▸ **Problem description**
Within the records, find every line that includes the word "INFINITY" and copy it.

▸ **Provided records**
= = = =

-__global__ void __launch_bounds__(256) rescore_kernel(const RescoreParams p) {
+struct RescoreRowStage {
+  uint32_t hdr[4];
+  int row, nl_valid;
+  uint32_t cnt[32];
+  float4 gmax[64];
+};
+enum { RS_HDR_FLAG, RS_HDR_THR, RS_HDR_RQ, RS_HDR_ANORM };
+
+__device__ __forceinline__ void rescore_stage_row(const RescoreParams& p, int qi, RescoreRowStage& st, int lane) {
+  const int nl_valid = min(p.nlists, 4 * score::pieces_of_row(p.plan, qi));
+  if (lane == 0) {
+    st.row = qi;
+    st.nl_valid = nl_valid;
+  }
+  if (lane < 4) {
+    const void* src = lane == RS_HDR_FLAG ? (const void*)(p.rowflag + qi)
+                    : lane == RS_HDR_THR  ? (const void*)(p.thr_global + qi)
+                    : lane == RS_HDR_RQ   ? (const void*)(p.rq + qi)
+                                          : (const void*)(p.anorm + qi);
+    ptx::cp_async_4(&st.hdr[lane], src);
+  }
+  if (lane < nl_valid) ptx::cp_async_4(&st.cnt[lane], p.rowcnt + (size_t)qi * p.nlists + lane);
+  const int nchunk = nl_valid * 4;
+  if (nchunk <= 64) {
+    const float4* src = reinterpret_cast<const float4*>(p.gmax + (size_t)qi * p.nlists * 16);
+    if (lane < nchunk) ptx::cp_async_16(&st.gmax[lane], src + lane);
+    if (lane + 32 < nchunk) ptx::cp_async_16(&st.gmax[lane + 32], src + lane + 32);
+  }
+}
+
+__global__ void __launch_bounds__(RS_THREADS) rescore_kernel(const RescoreParams p) {
   __shared__ uint2 wbuf[8][RESCORE_WBUF];
   __shared__ uint4 qbuf[8][64];
   __shared__ uint32_t qcol[8][64];
+  __shared__ RescoreRowStage stage[8];
+  __shared__ float4 wlast[2][64];
+  __shared__ uint32_t s_xstep;
+  __shared__ int s_overflow;
   const int warp = threadIdx.x >> 5, lane = threadIdx.x & 31;
-  const int qi = blockIdx.x * 8 + warp;
-  if (qi >= p.Q) return;
-  const uint32_t xstep = p.x_on ? xchg::current_step(p.x) : 0u;
-  const float* qbase = p.x_on ? p.x.q_all[p.x.rank] + (size_t)(xstep & 1u) * p.x.Q * 256 : p.q;
-  const bool overflow = p.counters[1] != 0 || p.gstat[1] != 0.f;
-  bool certified = !overflow && p.rowflag[qi] == 0;
-  const float tau = ptx::ordered_to_float(p.thr_global[qi]);
-  const int nl_valid = min(p.nlists, 4 * score::pieces_of_row(p.plan, qi));
-  float cv = -INFINITY;
-  uint32_t cidx = 0xffffffffu;
-  uint2* wb = wbuf[warp];
-  int fill = 0;
-  float cut = tau;
-  bool cut_strict = false;
-  float cut_lo = tau > -INFINITY ? nextafterf(tau, -INFINITY) : -INFINITY;
-  {
-    const int nval = nl_valid * 16;
-    const float* gmp = p.gmax + (size_t)qi * p.nlists * 16;
-    auto start_cut = [&](auto nk_tag) {
-      constexpr int NK = decltype(nk_tag)::value;
-      uint32_t key[NK];
-#pragma unroll
-      for (int u = 0; u < NK; ++u) {
-        const int i = lane + 32 * u;
-        key[u] = i < nval ? ptx::float_to_ordered(gmp[i]) : 0u;
-      }
-      uint32_t lmax = key[0];
-#pragma unroll
-      for (int j = 1; j < NK; ++j) lmax = max(lmax, key[j]);
-      const uint32_t hi = __reduce_max_sync(ptx::FULL_MASK, lmax);
-      const uint32_t lo = __reduce_min_sync(ptx::FULL_MASK, lmax);
-      uint32_t K = lo;
-      if (hi != lo) {
-        const int b0 = 31 - __clz(hi ^ lo);
-        K = hi & ~((2u << b0) - 1u);
-        for (int b = b0; b >= 0 && b > b0 - 8; --b) {
-          const uint32_t T = K | (1u << b);
-          uint32_t c = 0;
-#pragma unroll
-          for (int j = 0; j < NK; ++j)
-            asm("{\n.reg .pred p;\nsetp.ge.u32 p, %1, %2;\n@p add.u32 %0, %0, 1;\n}\n" : "+r"(c) : "r"(key[j]), "r"(T));
-          if (__reduce_add_sync(ptx::FULL_MASK, c) >= 32u) K = T;
-        }
-      }
-      const float tt = ptx::ordered_to_float(K);
-      if (K != 0 && tt > cut) {
-        cut = tt;
-        cut_lo = nextafterf(tt, -INFINITY);
-      }
+  for (int i = threadIdx.x; i < 128; i += RS_THREADS)
+    wlast[i >> 6][i & 63] = reinterpret_cast<const float4*>(p.fold + Fold::LAST_W)[i];
+  if (threadIdx.x == 0) {
+    s_xstep = p.x_on ? xchg::current_step(p.x) : 0u;
+    s_overflow = p.counters[1] != 0 || p.gstat[1] != 0.f;
+  }
+  __syncthreads();
+  const int first = blockIdx.x * 8 + warp;
+  if (first >= p.Q) return;
+  rescore_stage_row(p, first, stage[warp], lane);
+  while (true) {
+    const int lane = ptx::thread_index() & 31, warp = ptx::thread_index() >> 5;
+    RescoreRowStage& st = stage[warp];
+    uint2* wb = wbuf[warp];
+    uint4* qb = qbuf[warp];
+    uint32_t* qc = qcol[warp];
+    const int capq = p.CAP / 2;
+    int claim = 0;
+    if (lane == 0) claim = atomicAdd(p.counters + 2, 1);
+    ptx::cp_async_wait_all();
+    __syncwarp();
+    const int qi = st.row, nl_valid = st.nl_valid;
+    if (qi >= p.Q) break;
+    bool certified = !s_overflow && st.hdr[RS_HDR_FLAG] == 0;
+    const float tau = ptx::ordered_to_float(st.hdr[RS_HDR_THR]);
+    float cv = -INFINITY;
+    uint32_t cidx = 0xffffffffu;
+    int fill = 0;
+    float cut = tau;
+    bool cut_strict = false;
+    float cut_lo = tau > -INFINITY ? nextafterf(tau, -INFINITY) : -INFINITY;
+    {
+      const int nval = nl_valid * 16;
+      const float* gmp = reinterpret_cast<const float*>(st.gmax);
+      auto start_cut = [&](auto nk_tag) {
+        constexpr int NK = decltype(nk_tag)::value;
+        uint32_t key[NK];
+#pragma unroll
+        for (int u = 0; u < NK; ++u) {
+          const int i = lane + 32 * u;
+          key[u] = i < nval ? ptx::float_to_ordered(gmp[i]) : 0u;
+        }
+        uint32_t lmax = key[0];
+#pragma unroll
+        for (int j = 1; j < NK; ++j) lmax = max(lmax, key[j]);
+        const uint32_t hi = __reduce_max_sync(ptx::FULL_MASK, lmax);
+        const uint32_t lo = __reduce_min_sync(ptx::FULL_MASK, lmax);
+        uint32_t K = lo;
+        if (hi != lo) {
+          const int b0 = 31 - __clz(hi ^ lo);
+          K = hi & ~((2u << b0) - 1u);
+          for (int b = b0; b >= 0 && b > b0 - 8; --b) {
+            const uint32_t T = K | (1u << b);
+            uint32_t c = 0;
+#pragma unroll
+            for (int j = 0; j < NK; ++j)
+              asm("{\n.reg .pred p;\nsetp.ge.u32 p, %1, %2;\n@p add.u32 %0, %0, 1;\n}\n" : "+r"(c) : "r"(key[j]), "r"(T));
+            if (__reduce_add_sync(ptx::FULL_MASK, c) >= 32u) K = T;
+          }
+        }
+        const float tt = ptx::ordered_to_float(K);
+        if (K != 0 && tt > cut) {
+          cut = tt;
+          cut_lo = nextafterf(tt, -INFINITY);
+        }
+      };
+      if (nval <= 128) start_cut(std::integral_constant<int, 4>{});
+      else if (nval <= 256) start_cut(std::integral_constant<int, 8>{});
+    }
+    const uint4* rowq = reinterpret_cast<const uint4*>(p.rowbuf) + (size_t)qi * p.nlists * capq;
+    int qfill = 0;
+    auto expand = [&](int start, int count) {
+      uint4 rec = make_uint4(0u, 0u, 0u, 0u);
+      uint32_t col = 0;
+      const bool have = lane < count;
+      if (have) {
+        rec = qb[start + lane];
+        col = qc[start + lane];
+      }
+      const uint32_t wv[4] = {rec.x, rec.y, rec.z, rec.w};
+#pragma unroll
+      for (int el = 0; el < 4; ++el) {
+        const float ev = __uint_as_float(wv[el]);
+        const bool pass = have && ev > cut_lo;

= = = =

▸ **Response box**
-  float cv = -INFINITY;
-  float cut_lo = tau > -INFINITY ? nextafterf(tau, -INFINITY) : -INFINITY;
-        cut_lo = nextafterf(tt, -INFINITY);
+    float cv = -INFINITY;
+    float cut_lo = tau > -INFINITY ? nextafterf(tau, -INFINITY) : -INFINITY;
+          cut_lo = nextafterf(tt, -INFINITY);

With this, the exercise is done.